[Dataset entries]
◇ ◇ ◇ ◇
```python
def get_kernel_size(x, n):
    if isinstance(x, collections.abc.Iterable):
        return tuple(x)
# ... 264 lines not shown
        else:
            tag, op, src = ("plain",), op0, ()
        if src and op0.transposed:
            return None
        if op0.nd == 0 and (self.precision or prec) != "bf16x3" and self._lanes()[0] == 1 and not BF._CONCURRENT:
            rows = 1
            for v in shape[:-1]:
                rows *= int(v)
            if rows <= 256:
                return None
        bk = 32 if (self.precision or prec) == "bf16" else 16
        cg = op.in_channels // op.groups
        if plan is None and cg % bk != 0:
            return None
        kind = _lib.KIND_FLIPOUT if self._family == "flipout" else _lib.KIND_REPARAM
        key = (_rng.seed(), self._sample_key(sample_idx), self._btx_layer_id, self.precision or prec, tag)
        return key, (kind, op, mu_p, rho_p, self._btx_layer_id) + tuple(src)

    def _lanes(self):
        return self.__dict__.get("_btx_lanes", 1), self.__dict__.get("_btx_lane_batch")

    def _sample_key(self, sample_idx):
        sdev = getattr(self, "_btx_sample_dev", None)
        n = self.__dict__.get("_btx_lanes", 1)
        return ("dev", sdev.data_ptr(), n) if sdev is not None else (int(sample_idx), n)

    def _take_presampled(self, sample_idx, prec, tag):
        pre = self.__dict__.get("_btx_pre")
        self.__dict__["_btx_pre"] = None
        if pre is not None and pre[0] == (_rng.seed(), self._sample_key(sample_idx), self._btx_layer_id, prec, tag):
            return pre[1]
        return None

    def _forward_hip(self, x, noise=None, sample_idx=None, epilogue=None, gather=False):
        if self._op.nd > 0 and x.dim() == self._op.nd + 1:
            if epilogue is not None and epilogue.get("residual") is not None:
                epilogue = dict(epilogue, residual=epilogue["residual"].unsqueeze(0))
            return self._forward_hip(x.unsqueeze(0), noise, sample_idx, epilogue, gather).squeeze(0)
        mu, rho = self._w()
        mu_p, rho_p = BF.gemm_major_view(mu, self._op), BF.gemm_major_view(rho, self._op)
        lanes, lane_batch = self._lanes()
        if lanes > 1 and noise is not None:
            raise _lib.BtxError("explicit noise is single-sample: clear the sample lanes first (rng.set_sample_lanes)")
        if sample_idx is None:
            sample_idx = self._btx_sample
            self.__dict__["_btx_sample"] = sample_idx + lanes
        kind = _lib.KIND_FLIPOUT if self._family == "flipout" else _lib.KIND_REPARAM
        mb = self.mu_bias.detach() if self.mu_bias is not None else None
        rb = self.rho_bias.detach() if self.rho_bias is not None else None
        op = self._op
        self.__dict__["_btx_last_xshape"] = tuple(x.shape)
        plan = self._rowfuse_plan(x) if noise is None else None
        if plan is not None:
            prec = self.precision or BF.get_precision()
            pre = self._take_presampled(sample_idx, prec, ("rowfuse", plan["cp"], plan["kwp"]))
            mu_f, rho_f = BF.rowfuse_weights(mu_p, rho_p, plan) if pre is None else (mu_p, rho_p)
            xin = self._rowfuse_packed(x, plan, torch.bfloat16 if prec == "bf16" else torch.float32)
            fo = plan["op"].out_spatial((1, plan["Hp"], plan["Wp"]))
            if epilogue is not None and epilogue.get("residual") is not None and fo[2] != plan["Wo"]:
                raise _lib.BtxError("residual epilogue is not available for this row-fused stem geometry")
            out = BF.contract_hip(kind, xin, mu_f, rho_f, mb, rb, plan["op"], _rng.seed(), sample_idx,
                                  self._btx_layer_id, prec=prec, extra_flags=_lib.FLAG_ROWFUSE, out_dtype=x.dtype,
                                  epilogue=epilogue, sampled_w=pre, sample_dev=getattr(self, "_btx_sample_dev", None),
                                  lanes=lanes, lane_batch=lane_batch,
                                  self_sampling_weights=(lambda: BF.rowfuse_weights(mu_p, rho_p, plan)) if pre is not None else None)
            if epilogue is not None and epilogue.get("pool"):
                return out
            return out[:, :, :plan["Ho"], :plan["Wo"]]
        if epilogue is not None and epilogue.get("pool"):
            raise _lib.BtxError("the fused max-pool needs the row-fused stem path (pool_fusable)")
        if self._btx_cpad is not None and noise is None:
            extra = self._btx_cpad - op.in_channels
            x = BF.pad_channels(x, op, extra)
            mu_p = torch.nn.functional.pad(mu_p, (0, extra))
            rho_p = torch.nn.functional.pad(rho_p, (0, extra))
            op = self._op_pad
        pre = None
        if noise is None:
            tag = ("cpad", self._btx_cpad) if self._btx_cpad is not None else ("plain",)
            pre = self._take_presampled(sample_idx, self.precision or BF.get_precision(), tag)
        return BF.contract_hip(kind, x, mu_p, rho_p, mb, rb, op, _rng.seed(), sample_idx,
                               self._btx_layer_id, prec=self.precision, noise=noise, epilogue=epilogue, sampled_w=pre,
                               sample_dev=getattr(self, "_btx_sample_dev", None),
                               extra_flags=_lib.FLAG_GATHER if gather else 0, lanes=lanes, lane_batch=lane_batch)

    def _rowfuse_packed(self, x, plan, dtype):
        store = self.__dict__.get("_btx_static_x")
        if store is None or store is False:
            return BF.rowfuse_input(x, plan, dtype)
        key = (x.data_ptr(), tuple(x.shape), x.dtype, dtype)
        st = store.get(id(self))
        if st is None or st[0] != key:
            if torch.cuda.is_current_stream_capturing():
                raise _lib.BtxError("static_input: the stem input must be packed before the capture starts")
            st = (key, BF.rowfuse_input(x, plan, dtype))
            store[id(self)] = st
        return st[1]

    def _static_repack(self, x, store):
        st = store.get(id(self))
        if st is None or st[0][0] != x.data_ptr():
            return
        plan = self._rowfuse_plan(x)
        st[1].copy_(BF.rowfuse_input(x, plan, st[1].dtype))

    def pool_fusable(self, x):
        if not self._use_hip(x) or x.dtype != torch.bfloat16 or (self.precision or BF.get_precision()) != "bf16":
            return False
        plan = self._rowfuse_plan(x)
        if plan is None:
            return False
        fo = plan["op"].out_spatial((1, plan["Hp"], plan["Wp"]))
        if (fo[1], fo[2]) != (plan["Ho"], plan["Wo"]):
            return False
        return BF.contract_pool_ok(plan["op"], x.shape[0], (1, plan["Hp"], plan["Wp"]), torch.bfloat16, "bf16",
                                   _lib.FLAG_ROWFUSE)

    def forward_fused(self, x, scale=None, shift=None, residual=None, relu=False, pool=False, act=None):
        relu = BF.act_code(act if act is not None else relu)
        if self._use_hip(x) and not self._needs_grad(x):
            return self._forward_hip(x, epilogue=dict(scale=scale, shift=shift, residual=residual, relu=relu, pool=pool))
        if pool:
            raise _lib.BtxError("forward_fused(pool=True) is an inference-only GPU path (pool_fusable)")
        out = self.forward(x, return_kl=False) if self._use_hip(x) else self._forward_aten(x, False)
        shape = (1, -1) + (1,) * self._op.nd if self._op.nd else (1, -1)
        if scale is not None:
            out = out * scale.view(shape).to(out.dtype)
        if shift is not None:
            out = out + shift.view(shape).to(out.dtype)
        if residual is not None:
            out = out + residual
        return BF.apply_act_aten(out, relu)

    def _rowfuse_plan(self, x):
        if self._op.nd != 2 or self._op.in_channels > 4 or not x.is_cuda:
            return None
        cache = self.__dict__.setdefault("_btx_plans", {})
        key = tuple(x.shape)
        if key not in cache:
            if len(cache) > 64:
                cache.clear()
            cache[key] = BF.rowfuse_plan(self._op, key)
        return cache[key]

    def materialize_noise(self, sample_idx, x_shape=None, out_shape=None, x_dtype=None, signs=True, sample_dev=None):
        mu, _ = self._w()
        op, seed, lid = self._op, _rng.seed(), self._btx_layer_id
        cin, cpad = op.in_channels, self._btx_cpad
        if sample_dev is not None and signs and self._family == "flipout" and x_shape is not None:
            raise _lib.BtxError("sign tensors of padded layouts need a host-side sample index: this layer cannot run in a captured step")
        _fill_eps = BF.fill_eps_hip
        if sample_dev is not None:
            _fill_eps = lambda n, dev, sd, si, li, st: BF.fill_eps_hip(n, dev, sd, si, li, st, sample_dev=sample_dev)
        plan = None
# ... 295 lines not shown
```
◇ ◇ ◇ ◇
Problem description: Take every line from the records above that has the word "store" and copy it.

Answer for the task:
        store = self.__dict__.get("_btx_static_x")
        if store is None or store is False:
        st = store.get(id(self))
            store[id(self)] = st
    def _static_repack(self, x, store):
        st = store.get(id(self))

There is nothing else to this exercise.